Human Nature is a stark contrast to its highly developed architectural surroundings in Midtown Manhattan. The irregular natural surfaces of the stone are left bare, while the human figure—perhaps the original artistic subject—is represented as a simple yet imposing composition, defined by its towering legs, massive torso, and boulder-like head. Archaic and enduring forms, these colossal figures invite visitors to wander amongst their legs and touch their roughhewn surfaces.

“We are proud to continue our long-standing tradition of presenting public art at Rockefeller Center with Ugo Rondinone’s Human Nature,” said Tishman Speyer Co-Chief Executive Officers Jerry Speyer and Rob Speyer. “Rockefeller Center is New York City’s greatest public venue, a place where timeless architecture and art come together. The work of a brilliantly inventive artist like Ugo Rondinone will add perfectly to the Center’s artistic identity—particularly as Human Nature was originally inspired by the very plaza where it will now stand.”

“Mythic in scale and imagery, visceral in character and impact, Human Nature reconnects the contemporary world with our most ancient origins,” said Nicholas Baume, Public Art Fund Director & Chief Curator. “Conceived directly for Rockefeller Center, this installation launches an important new body of work for Ugo; we’re delighted that it will debut on center stage at this iconic New York City location.”

“The stone figure is the most archetypal representation of the human form; an elemental symbol of the human spirit, connected to the earth yet mythic in the imagination. The image of the figure belongs to nobody, is timeless, and universal,” said artist Ugo Rondinone.

“As a brand rooted in innovation and design, we are constantly seeking inspiration through art and culture from all over the world,” said Frederic Levy, President, Nespresso USA. “It is an honor to be the premier sponsor of Ugo Rondinone’s Human Nature at Rockefeller Center and to be part of an event that so beautifully celebrates artistic expression and shares in our passion to inspire and be inspired.”

The figures populate the plaza where the famous Rockefeller Center Christmas Tree is displayed, the massive forms of their legs and shoulders forming post-and-lintel structures beneath and among which visitors are able to walk.

To create these nine unique figures, the artist quarried massive bluestone slabs, leaving their surfaces as they were found: heavy and coarse, scored by quartz veins, and marked by wind, weather, and erosion. The stones were then rough-cut into blocks and stacked on top of each other to resemble the most recognizable features of the human form.

For more than 20 years, Rondinone has produced a strikingly diverse body of work that includes trance-inducing mandala paintings, figurative sculptures, large-scale landscape drawings, and immersive multi-channel video installations. In recent years he has increasingly turned his attention to public projects.
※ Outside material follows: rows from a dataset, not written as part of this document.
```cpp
template <int W, int S1, bool TRAIN, bool GENERAL>
__device__ __forceinline__ float mlp_column_tile(const half_t* __restrict__ wgt, const half8_t (&b1)[S1], uint32_t nh, uint32_t act,
                                                 uint32_t h, uint32_t r, half_t* acts_out, size_t n, uint32_t smp, bool smp_ok)
{
  typedef MlpShape<W> Sh;
  constexpr int MT = Sh::MT, RW = Sh::RW, KS = Sh::KS;
  f32x16 acc[MT];
#pragma unroll
  for (int m = 0; m < MT; ++m)
#pragma unroll
    for (int e = 0; e < 16; ++e) acc[m][e] = 0.0f;
#pragma unroll
  for (int s = 0; s < S1; ++s) {
#pragma unroll
    for (int m = 0; m < MT; ++m) {
      const half8_t a = *(const half8_t*)(wgt + ((s * 2 + h) * RW + m * 32 + r) * 8);
      acc[m] = __builtin_amdgcn_mfma_f32_32x32x16_f16(a, b1[s], acc[m], 0, 0, 0);
    }
  }
  half8_t bf[KS];
#pragma unroll
  for (int s = 0; s < KS; ++s) bf[s] = pack_act<GENERAL>(acc[s >> 1], s & 1, act);
  if (TRAIN && acts_out && smp_ok) store_acts<KS>(acts_out + (size_t)smp * W, bf, h);

  for (uint32_t layer = 0; layer < nh; ++layer) {
    const half_t* w = wgt + S1 * Sh::STEP + layer * Sh::HIDDEN;
#pragma unroll
    for (int m = 0; m < MT; ++m)
#pragma unroll
      for (int e = 0; e < 16; ++e) acc[m][e] = 0.0f;
#pragma unroll
    for (int s = 0; s < KS; ++s) {
#pragma unroll
      for (int m = 0; m < MT; ++m) {
        const half8_t a = *(const half8_t*)(w + ((s * 2 + h) * RW + m * 32 + r) * 8);
        acc[m] = __builtin_amdgcn_mfma_f32_32x32x16_f16(a, bf[s], acc[m], 0, 0, 0);
      }
    }
#pragma unroll
    for (int s = 0; s < KS; ++s) bf[s] = pack_act<GENERAL>(acc[s >> 1], s & 1, act);
    if (TRAIN && acts_out && smp_ok) store_acts<KS>(acts_out + ((size_t)(layer + 1) * n + smp) * W, bf, h);
  }

  const half_t* wl = wgt + S1 * Sh::STEP + nh * Sh::HIDDEN;
  float part = 0.0f;
#pragma unroll
  for (int s = 0; s < KS; ++s) {
    const half8_t wv = *(const half8_t*)(wl + (s * 2 + h) * 8);
#pragma unroll
    for (int q = 0; q < 4; ++q) {
      const half2_t a2 = {bf[s][2 * q], bf[s][2 * q + 1]};
      const half2_t w2 = {wv[2 * q], wv[2 * q + 1]};
      part = __builtin_amdgcn_fdot2(a2, w2, part, false);
    }
  }
  return part;
}



template <int F, int K_IN, bool GENERAL = false>
__device__ __forceinline__ void encode_tile(const LevelInfo* levels, uint32_t n_levels, uint32_t interpolation, const table_rsrc_t& rsrc,
                                            const uint8_t* brick_image, float x, float y, float z, half8_t (&feat)[K_IN / 8],
                                            float quantize_threshold = 0.0f)
{
  constexpr int L_PAD = K_IN / F;
  typedef const __attribute__((address_space(4))) LevelInfo* const_levels_t;
  const LevelInfo* lvtab_generic = levels;
  asm volatile("" : "+s"(lvtab_generic));
  const const_levels_t lvtab = (const_levels_t)lvtab_generic;
  auto level_consts = [&](int l) {
    LevelInfo lv;
    lv.scale = __builtin_bit_cast(float, __builtin_amdgcn_readfirstlane(__builtin_bit_cast(int, lvtab[l].scale)));
    lv.resolution = __builtin_amdgcn_readfirstlane(lvtab[l].resolution);
    lv.res2 = __builtin_amdgcn_readfirstlane(lvtab[l].res2);
    lv.size = __builtin_amdgcn_readfirstlane(lvtab[l].size);
    lv.offset = __builtin_amdgcn_readfirstlane(lvtab[l].offset);
    lv.hashed = __builtin_amdgcn_readfirstlane(lvtab[l].hashed);
    lv.brick = __builtin_amdgcn_readfirstlane(lvtab[l].brick);
    lv.pad1 = __builtin_amdgcn_readfirstlane(lvtab[l].pad1);
    return lv;
  };
#pragma unroll
  for (int l = 0; l < L_PAD; ++l) {
    half_t o[F];
#pragma unroll
    for (int f = 0; f < F; ++f) o[f] = (half_t)0.0f;
    if (l < (int)n_levels) encode_level_fast<F, GENERAL>(level_consts(l), interpolation, rsrc, brick_image, x, y, z, o, quantize_threshold);
#pragma unroll
    for (int f = 0; f < F; ++f) feat[(l * F + f) / 8][(l * F + f) % 8] = o[f];
    if ((l & 3) == 3) __builtin_amdgcn_sched_barrier(0);
  }
}

template <int W, int K_IN, bool TRAIN, bool GENERAL = false>
__device__ __forceinline__ float mlp_tile(const half_t* __restrict__ wgt, half8_t (&feat)[K_IN / 8], uint32_t nh, uint32_t act, uint32_t h,
                                          uint32_t r, half_t* acts_out, size_t n, uint32_t tile_base)
{
  constexpr int S1 = K_IN / 16;
#pragma unroll
  for (int s = 0; s < S1; ++s) swap_halves8(feat[2 * s], feat[2 * s + 1]);

  float part[2];
#pragma unroll
  for (int nt = 0; nt < 2; ++nt) {
    half8_t b1[S1];
#pragma unroll
    for (int s = 0; s < S1; ++s) b1[s] = feat[2 * s + nt];
    const uint32_t smp = tile_base + 32u * nt + r;
    part[nt] = mlp_column_tile<W, S1, TRAIN, GENERAL>(wgt, b1, nh, act, h, r, acts_out, n, smp, smp < n);
  }

  uint32_t p0 = __builtin_bit_cast(uint32_t, part[0]), p1 = __builtin_bit_cast(uint32_t, part[1]);
  swap_halves(p0, p1);
  return __builtin_bit_cast(float, p0) + __builtin_bit_cast(float, p1);
}

template <bool GENERAL = false>
__device__ __forceinline__ float finish_output(float y, uint32_t out_act)
{
  if (!GENERAL) return (float)(half_t)y;
  return (float)act_forward_f16((half_t)y, out_act);
}

struct TileNet {
  const LevelInfo* levels;
  uint32_t n_levels, interpolation;
  const half_t* table;
  uint32_t table_bytes;
  const uint8_t* brick_image;
  const half_t* packed_mlp;
  uint32_t lds_halves, n_hidden_matmuls, activation, output_activation;
  uint32_t n_features, in_width, width;
  uint32_t general;
  float quantize_threshold;
};

template <int F, int K_IN, int W, bool GENERAL>
__device__ __forceinline__ float eval_tile(const TileNet& net, const half_t* __restrict__ lds, const table_rsrc_t& rsrc, float x, float y, float z)
{
  const uint32_t lane = threadIdx.x & 63u;
  half8_t feat[K_IN / 8];
  encode_tile<F, K_IN, GENERAL>(net.levels, net.n_levels, net.interpolation, rsrc, net.brick_image, x, y, z, feat, GENERAL ? net.quantize_threshold : 0.0f);
  const float v = mlp_tile<W, K_IN, false, GENERAL>(lds, feat, net.n_hidden_matmuls, net.activation, lane >> 5, lane & 31u, nullptr, 0, 0);
  return finish_output<GENERAL>(v, net.output_activation);
}

}
```

Measured before the change: 274.6.

## Overlap weight staging, record loads, and level-constant loads with gather work

Replaces the blocking copy of MLP weights into LDS with asynchronous global_load_lds DMA requests that are retired only before the first MLP use, so the copy overlaps the first tile's grid encoding. It also software-pipelines the per-tile coordinate record load one iteration ahead, and prefetches each level's constants with explicit s_load_dwordx8 issued right after the current level's corner gathers. The goal is to hide memory latency behind the encoding work. In exchange it adds hand-written inline asm (m0 juggling, lgkmcnt waits) that may constrain the compiler's scheduling, and it issues one out-of-range-clamped extra record load per wave.

```diff
diff --git a/instantvnr_amd/csrc/grid_device.h b/instantvnr_amd/csrc/grid_device.h
--- a/instantvnr_amd/csrc/grid_device.h
+++ b/instantvnr_amd/csrc/grid_device.h
@@ -377,15 +377,19 @@
   return __builtin_bit_cast(typename RawFeat<F>::raw_t, v);
 }
 
-template <int F, bool GENERAL = false>
+template <int F, bool GENERAL = false, class Issued>
 __device__ __forceinline__ void encode_level_fast(const LevelInfo& lv, uint32_t interpolation, table_rsrc_t rsrc, const uint8_t* image,
-                                                  float x, float y, float z, half_t* out, float quantize_threshold = 0.0f)
+                                                  float x, float y, float z, half_t* out, float quantize_threshold, Issued&& gathers_issued)
 {
   typedef typename RawFeat<F>::raw_t raw_t;
   const CornerSetup c = level_setup(lv, interpolation, x, y, z);
-  if (GENERAL && interpolation == 2u) {
-    const raw_t one = RawFeat<F>::load(rsrc, level_index(lv, c.g[0], c.g[1], c.g[2]) * (uint32_t)(F * 2), lv.offset * (uint32_t)(F * 2));
-    const typename FeatVec<F>::type vv = __builtin_bit_cast(typename FeatVec<F>::type, one);
+  const bool nearest = GENERAL && interpolation == 2u;
+  raw_t v[8];
+  if (nearest) v[0] = RawFeat<F>::load(rsrc, level_index(lv, c.g[0], c.g[1], c.g[2]) * (uint32_t)(F * 2), lv.offset * (uint32_t)(F * 2));
+  else if (lv.brick == 0u || !gather_corners_brick<F>(lv, c, image, v)) gather_corners<F, GENERAL>(lv, c, rsrc, v);
+  gathers_issued();
+  if (nearest) {
+    const typename FeatVec<F>::type vv = __builtin_bit_cast(typename FeatVec<F>::type, v[0]);
     if constexpr (F == 1) out[0] = vv;
     else {
 #pragma unroll
@@ -393,8 +397,6 @@
     }
     return;
   }
-  raw_t v[8];
-  if (lv.brick == 0u || !gather_corners_brick<F>(lv, c, image, v)) gather_corners<F, GENERAL>(lv, c, rsrc, v);
   if (GENERAL && quantize_threshold > 0.0f) {
 #pragma unroll
     for (int corner = 0; corner < 8; ++corner) v[corner] = quantize_raw<F>(v[corner], quantize_threshold);
@@ -426,4 +428,11 @@
   for (int f = 0; f < F; ++f) out[f] = acc[f];
 }
 
-}
+template <int F, bool GENERAL = false>
+__device__ __forceinline__ void encode_level_fast(const LevelInfo& lv, uint32_t interpolation, table_rsrc_t rsrc, const uint8_t* image,
+                                                  float x, float y, float z, half_t* out, float quantize_threshold = 0.0f)
+{
+  encode_level_fast<F, GENERAL>(lv, interpolation, rsrc, image, x, y, z, out, quantize_threshold, [] {});
+}
+
+}
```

His rainbow neon sign sculpture, Hell, Yes!, adorned the façade of the New Museum on the Bowery from its opening in November 2007 until December 2010.

Since 1998, Public Art Fund and Tishman Speyer have collaborated to present internationally acclaimed works of art to the millions of people who visit and work at Rockefeller Center. Recent projects include Anish Kapoor’s Sky Mirror in 2006, which received the award for “Best Show in a Public Space” by the U.S. Art Critics Association, Jonathan Borofsky’s monumental sculpture Walking to the Sky in 2004, and Chris Burden’s What My Dad Gave Me in 2008, a 65-foot tall skyscraper made up entirely of construction parts. In 2003, Takashi Murakami’s Reversed Double Helix featured Mr. Pointy, his largest freestanding sculpture to date, two giant floating balloons suspended over the center, and mushroom seating. Nam June Paik’s Transmission broadcast a nightly laser display around the plaza in the summer of 2002. In 2001, Louise Bourgeois presented three massive bronze spiders, including the 30-foot-tall Maman, which was preceded in 2000 by Jeff Koons’ monumental topiary Puppy, which blossomed at the foot of 30 Rockefeller Plaza.